◆ WHAT TO WORK ON
In the listing that follows, the range to quote begins at the line that has "fp.out_rec = out_rec" and ends after the line that has "fp.flags = out_flags + q0;"; quote it verbatim and add nothing.

[SOURCE DATA — start]

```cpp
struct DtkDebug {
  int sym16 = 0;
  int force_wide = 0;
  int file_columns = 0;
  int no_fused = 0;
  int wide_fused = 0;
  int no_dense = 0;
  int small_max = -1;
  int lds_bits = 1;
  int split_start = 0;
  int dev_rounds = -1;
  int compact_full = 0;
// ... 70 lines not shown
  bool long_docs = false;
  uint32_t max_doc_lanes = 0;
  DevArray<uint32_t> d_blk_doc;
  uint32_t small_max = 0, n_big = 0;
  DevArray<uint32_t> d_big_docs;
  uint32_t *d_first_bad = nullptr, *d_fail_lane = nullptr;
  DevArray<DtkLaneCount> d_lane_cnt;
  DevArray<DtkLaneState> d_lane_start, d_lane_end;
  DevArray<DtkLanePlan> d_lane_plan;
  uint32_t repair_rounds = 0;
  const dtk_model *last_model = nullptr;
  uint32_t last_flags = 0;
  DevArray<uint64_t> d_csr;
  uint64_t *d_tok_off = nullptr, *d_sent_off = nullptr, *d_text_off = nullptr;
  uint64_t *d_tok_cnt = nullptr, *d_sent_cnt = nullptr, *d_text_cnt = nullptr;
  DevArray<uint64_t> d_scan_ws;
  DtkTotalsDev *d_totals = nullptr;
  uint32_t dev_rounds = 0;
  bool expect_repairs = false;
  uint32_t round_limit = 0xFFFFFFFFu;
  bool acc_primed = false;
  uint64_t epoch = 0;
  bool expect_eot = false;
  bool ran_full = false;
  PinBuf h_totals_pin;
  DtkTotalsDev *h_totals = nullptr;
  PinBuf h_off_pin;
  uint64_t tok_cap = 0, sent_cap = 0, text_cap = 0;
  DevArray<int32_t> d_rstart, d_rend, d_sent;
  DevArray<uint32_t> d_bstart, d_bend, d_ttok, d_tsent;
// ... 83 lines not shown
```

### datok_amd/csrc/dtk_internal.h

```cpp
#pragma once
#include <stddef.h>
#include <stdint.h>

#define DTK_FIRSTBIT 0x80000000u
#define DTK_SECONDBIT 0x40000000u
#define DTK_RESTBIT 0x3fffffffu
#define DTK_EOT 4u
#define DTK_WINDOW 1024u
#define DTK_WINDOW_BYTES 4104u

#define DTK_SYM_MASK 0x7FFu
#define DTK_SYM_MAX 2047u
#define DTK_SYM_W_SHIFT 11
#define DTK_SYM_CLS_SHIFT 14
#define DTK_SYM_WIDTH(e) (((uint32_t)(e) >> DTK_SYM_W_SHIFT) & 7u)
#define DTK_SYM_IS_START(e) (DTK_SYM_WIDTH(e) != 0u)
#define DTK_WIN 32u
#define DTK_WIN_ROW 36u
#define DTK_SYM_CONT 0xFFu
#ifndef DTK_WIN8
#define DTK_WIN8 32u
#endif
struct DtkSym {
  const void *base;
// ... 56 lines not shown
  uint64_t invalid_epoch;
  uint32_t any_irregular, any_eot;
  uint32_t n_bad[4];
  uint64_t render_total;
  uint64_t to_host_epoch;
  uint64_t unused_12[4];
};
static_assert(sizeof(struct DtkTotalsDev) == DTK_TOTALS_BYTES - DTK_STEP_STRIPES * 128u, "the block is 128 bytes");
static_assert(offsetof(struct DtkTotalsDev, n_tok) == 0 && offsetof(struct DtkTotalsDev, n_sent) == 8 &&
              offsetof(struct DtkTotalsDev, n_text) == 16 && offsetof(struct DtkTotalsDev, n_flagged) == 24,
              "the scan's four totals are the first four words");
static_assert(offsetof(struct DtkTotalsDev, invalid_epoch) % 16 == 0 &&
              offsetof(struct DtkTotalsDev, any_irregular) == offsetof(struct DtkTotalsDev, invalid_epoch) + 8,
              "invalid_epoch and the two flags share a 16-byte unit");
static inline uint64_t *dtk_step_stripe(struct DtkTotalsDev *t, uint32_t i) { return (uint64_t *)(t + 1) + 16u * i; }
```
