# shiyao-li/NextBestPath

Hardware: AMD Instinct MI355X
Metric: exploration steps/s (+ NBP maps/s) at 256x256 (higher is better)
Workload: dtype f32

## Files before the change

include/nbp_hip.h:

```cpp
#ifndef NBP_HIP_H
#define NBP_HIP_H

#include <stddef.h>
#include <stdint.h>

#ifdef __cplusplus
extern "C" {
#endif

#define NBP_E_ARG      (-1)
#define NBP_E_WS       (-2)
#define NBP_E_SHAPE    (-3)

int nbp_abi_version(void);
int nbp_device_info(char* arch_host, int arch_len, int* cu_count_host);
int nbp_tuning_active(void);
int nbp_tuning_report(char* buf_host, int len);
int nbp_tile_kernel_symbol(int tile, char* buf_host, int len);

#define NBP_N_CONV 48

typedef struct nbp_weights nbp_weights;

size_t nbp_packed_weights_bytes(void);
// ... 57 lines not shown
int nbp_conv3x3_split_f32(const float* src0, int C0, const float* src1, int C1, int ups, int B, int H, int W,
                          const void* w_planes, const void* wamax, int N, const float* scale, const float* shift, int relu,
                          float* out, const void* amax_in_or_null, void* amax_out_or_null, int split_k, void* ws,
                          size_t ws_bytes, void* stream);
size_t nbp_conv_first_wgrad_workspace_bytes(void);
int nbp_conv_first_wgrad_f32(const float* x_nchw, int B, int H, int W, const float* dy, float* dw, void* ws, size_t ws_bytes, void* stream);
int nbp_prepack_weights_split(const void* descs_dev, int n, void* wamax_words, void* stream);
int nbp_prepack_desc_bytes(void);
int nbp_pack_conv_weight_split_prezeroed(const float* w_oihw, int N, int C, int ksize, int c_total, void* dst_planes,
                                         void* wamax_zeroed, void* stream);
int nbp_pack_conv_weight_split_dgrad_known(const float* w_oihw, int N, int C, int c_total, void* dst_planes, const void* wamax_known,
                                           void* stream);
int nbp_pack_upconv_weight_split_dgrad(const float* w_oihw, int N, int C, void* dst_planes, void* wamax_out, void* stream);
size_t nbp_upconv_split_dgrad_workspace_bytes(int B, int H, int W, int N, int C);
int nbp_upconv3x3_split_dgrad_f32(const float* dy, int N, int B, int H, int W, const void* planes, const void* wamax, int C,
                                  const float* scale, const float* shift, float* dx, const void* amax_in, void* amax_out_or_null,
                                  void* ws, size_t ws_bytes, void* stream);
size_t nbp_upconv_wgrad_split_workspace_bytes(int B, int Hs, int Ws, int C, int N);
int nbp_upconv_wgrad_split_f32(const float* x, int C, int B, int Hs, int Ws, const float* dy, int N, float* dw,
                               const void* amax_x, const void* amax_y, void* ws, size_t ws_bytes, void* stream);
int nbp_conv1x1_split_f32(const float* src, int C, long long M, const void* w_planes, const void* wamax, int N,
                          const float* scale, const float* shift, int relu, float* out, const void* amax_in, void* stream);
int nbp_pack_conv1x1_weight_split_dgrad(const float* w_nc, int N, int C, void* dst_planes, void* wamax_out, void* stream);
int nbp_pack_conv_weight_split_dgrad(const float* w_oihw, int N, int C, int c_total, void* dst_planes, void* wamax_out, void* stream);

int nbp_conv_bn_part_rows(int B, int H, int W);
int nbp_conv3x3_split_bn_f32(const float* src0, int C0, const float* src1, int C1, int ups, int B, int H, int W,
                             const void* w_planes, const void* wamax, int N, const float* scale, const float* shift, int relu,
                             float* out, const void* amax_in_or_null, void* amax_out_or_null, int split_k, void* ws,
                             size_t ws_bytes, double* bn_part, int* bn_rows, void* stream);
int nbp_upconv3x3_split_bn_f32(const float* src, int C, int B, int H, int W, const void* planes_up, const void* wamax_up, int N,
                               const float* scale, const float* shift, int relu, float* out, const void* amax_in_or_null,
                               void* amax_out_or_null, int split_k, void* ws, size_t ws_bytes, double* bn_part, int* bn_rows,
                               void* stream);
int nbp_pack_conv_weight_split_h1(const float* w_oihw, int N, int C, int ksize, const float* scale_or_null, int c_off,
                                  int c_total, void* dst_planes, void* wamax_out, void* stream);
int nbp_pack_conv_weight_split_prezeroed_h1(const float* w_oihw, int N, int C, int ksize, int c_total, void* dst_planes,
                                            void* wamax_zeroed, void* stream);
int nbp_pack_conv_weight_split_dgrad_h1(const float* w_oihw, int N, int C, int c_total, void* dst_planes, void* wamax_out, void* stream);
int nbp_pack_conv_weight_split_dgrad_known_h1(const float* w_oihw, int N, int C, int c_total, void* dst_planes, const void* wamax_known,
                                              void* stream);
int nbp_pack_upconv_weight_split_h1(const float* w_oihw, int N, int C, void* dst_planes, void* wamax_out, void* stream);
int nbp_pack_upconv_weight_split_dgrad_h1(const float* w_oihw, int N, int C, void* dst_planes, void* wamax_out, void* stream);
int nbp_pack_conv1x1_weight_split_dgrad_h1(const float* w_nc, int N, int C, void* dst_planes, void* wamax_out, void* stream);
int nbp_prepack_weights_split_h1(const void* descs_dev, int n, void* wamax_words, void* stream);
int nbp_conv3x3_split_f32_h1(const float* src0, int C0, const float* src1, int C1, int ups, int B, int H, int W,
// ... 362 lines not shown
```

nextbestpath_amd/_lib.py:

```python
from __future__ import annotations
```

[SOURCE DATA — finish]
[SOURCE DATA — start]

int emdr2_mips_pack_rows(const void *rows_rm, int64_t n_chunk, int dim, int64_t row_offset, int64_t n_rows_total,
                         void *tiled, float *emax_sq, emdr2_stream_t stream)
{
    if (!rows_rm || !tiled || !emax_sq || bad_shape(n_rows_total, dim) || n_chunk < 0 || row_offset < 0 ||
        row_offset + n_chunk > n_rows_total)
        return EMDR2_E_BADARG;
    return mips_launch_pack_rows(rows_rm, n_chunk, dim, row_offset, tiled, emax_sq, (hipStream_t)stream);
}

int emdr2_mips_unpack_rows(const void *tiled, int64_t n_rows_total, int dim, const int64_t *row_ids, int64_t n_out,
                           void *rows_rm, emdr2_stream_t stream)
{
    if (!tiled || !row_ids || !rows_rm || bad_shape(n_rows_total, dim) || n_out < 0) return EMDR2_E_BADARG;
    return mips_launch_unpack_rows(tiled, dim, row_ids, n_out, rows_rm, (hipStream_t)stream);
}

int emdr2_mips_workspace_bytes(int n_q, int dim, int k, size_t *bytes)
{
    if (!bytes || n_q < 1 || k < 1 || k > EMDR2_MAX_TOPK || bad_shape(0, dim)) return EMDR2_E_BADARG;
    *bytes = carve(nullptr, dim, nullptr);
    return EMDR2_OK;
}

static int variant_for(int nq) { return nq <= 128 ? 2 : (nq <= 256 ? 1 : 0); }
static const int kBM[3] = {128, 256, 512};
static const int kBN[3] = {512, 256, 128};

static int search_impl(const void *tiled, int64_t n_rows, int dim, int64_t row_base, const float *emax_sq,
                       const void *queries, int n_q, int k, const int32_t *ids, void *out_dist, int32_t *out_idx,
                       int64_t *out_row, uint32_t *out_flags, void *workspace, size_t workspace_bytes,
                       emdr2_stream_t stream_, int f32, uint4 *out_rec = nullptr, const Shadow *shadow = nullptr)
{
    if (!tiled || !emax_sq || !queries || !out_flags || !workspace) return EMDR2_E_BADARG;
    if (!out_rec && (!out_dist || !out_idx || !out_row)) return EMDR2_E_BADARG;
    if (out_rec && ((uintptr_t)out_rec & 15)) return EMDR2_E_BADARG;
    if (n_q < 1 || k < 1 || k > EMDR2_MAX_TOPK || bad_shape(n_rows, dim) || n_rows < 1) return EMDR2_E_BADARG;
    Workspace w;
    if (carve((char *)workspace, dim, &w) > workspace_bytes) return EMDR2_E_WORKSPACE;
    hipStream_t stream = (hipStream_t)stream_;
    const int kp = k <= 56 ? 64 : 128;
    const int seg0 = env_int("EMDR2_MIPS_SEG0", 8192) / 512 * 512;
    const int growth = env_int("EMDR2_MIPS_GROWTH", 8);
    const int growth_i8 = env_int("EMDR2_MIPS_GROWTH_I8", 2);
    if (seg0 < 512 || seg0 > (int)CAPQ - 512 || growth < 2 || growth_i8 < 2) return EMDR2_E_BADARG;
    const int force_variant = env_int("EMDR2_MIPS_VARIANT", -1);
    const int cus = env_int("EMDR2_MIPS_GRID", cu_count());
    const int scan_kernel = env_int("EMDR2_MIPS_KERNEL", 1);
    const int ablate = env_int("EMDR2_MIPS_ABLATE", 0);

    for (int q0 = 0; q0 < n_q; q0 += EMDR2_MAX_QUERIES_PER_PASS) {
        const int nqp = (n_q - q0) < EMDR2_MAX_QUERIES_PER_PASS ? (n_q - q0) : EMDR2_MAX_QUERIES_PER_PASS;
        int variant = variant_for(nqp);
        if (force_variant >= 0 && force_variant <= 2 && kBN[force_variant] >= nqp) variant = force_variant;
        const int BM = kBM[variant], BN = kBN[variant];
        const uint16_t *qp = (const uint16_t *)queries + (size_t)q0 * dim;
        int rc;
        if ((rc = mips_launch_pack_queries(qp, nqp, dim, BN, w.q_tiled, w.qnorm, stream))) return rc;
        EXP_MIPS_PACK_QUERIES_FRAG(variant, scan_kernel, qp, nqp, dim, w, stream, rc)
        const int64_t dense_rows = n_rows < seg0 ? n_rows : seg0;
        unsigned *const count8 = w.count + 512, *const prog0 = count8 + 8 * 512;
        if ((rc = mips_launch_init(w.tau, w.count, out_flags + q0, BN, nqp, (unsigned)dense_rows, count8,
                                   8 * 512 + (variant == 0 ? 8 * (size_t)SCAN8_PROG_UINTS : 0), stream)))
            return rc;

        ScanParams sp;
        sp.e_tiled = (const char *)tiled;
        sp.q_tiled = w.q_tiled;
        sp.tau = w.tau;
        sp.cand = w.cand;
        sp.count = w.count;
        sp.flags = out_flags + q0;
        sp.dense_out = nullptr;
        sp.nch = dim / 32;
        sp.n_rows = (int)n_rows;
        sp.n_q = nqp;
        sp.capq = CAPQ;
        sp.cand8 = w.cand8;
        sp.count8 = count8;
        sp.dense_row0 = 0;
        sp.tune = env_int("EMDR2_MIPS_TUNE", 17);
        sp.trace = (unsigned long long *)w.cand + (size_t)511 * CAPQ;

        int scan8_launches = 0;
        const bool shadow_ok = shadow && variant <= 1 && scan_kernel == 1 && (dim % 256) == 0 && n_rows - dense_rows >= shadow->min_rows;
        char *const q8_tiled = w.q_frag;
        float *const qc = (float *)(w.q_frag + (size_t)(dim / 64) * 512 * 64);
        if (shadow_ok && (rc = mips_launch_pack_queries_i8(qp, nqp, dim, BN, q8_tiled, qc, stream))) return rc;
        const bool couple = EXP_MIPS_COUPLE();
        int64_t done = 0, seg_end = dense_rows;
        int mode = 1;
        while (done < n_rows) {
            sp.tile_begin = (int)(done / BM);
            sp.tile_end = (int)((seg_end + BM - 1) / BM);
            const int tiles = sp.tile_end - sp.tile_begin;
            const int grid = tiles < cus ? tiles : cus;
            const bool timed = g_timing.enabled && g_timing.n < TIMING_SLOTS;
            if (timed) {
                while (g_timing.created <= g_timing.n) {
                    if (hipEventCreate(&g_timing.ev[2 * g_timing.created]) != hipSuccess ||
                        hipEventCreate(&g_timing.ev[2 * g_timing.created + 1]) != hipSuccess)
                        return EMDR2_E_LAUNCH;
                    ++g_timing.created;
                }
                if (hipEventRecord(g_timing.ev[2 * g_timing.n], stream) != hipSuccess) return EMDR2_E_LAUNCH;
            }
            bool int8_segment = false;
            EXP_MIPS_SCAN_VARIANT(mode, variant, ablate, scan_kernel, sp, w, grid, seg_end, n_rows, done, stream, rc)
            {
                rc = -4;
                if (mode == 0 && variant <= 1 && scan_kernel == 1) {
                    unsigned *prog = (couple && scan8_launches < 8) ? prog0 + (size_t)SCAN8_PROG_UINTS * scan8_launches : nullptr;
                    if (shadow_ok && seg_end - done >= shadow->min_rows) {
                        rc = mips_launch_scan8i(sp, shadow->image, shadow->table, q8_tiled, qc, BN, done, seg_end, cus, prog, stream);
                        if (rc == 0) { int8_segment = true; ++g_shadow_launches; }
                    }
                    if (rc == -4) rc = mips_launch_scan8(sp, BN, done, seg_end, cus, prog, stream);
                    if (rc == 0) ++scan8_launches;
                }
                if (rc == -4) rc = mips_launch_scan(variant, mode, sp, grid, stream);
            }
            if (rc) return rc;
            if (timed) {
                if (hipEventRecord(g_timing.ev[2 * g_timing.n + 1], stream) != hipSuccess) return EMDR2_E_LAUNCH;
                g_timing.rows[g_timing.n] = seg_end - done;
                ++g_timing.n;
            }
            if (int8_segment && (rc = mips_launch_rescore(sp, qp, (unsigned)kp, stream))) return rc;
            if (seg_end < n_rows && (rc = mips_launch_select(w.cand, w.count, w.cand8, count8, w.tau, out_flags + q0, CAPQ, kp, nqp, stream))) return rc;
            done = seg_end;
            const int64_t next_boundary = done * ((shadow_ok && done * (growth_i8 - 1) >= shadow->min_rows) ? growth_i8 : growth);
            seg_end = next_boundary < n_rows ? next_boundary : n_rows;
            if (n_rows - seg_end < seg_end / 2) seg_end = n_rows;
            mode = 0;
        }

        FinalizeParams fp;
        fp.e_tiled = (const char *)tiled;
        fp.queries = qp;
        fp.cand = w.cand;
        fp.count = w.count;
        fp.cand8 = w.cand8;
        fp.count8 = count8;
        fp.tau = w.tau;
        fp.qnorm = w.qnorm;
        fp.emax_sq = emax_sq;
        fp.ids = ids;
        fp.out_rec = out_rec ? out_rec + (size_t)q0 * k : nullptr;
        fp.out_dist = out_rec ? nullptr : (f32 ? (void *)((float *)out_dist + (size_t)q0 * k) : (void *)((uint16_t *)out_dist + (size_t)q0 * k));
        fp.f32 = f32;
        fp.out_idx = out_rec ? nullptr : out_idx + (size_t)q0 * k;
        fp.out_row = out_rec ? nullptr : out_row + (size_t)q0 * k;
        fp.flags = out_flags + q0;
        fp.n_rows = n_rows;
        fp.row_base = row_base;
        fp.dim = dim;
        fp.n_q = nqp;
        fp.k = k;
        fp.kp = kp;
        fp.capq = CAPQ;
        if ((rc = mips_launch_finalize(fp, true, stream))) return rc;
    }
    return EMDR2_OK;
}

[SOURCE DATA — finish]

◆ REPLY
        fp.out_rec = out_rec ? out_rec + (size_t)q0 * k : nullptr;
        fp.out_dist = out_rec ? nullptr : (f32 ? (void *)((float *)out_dist + (size_t)q0 * k) : (void *)((uint16_t *)out_dist + (size_t)q0 * k));
        fp.f32 = f32;
        fp.out_idx = out_rec ? nullptr : out_idx + (size_t)q0 * k;
        fp.out_row = out_rec ? nullptr : out_row + (size_t)q0 * k;
        fp.flags = out_flags + q0;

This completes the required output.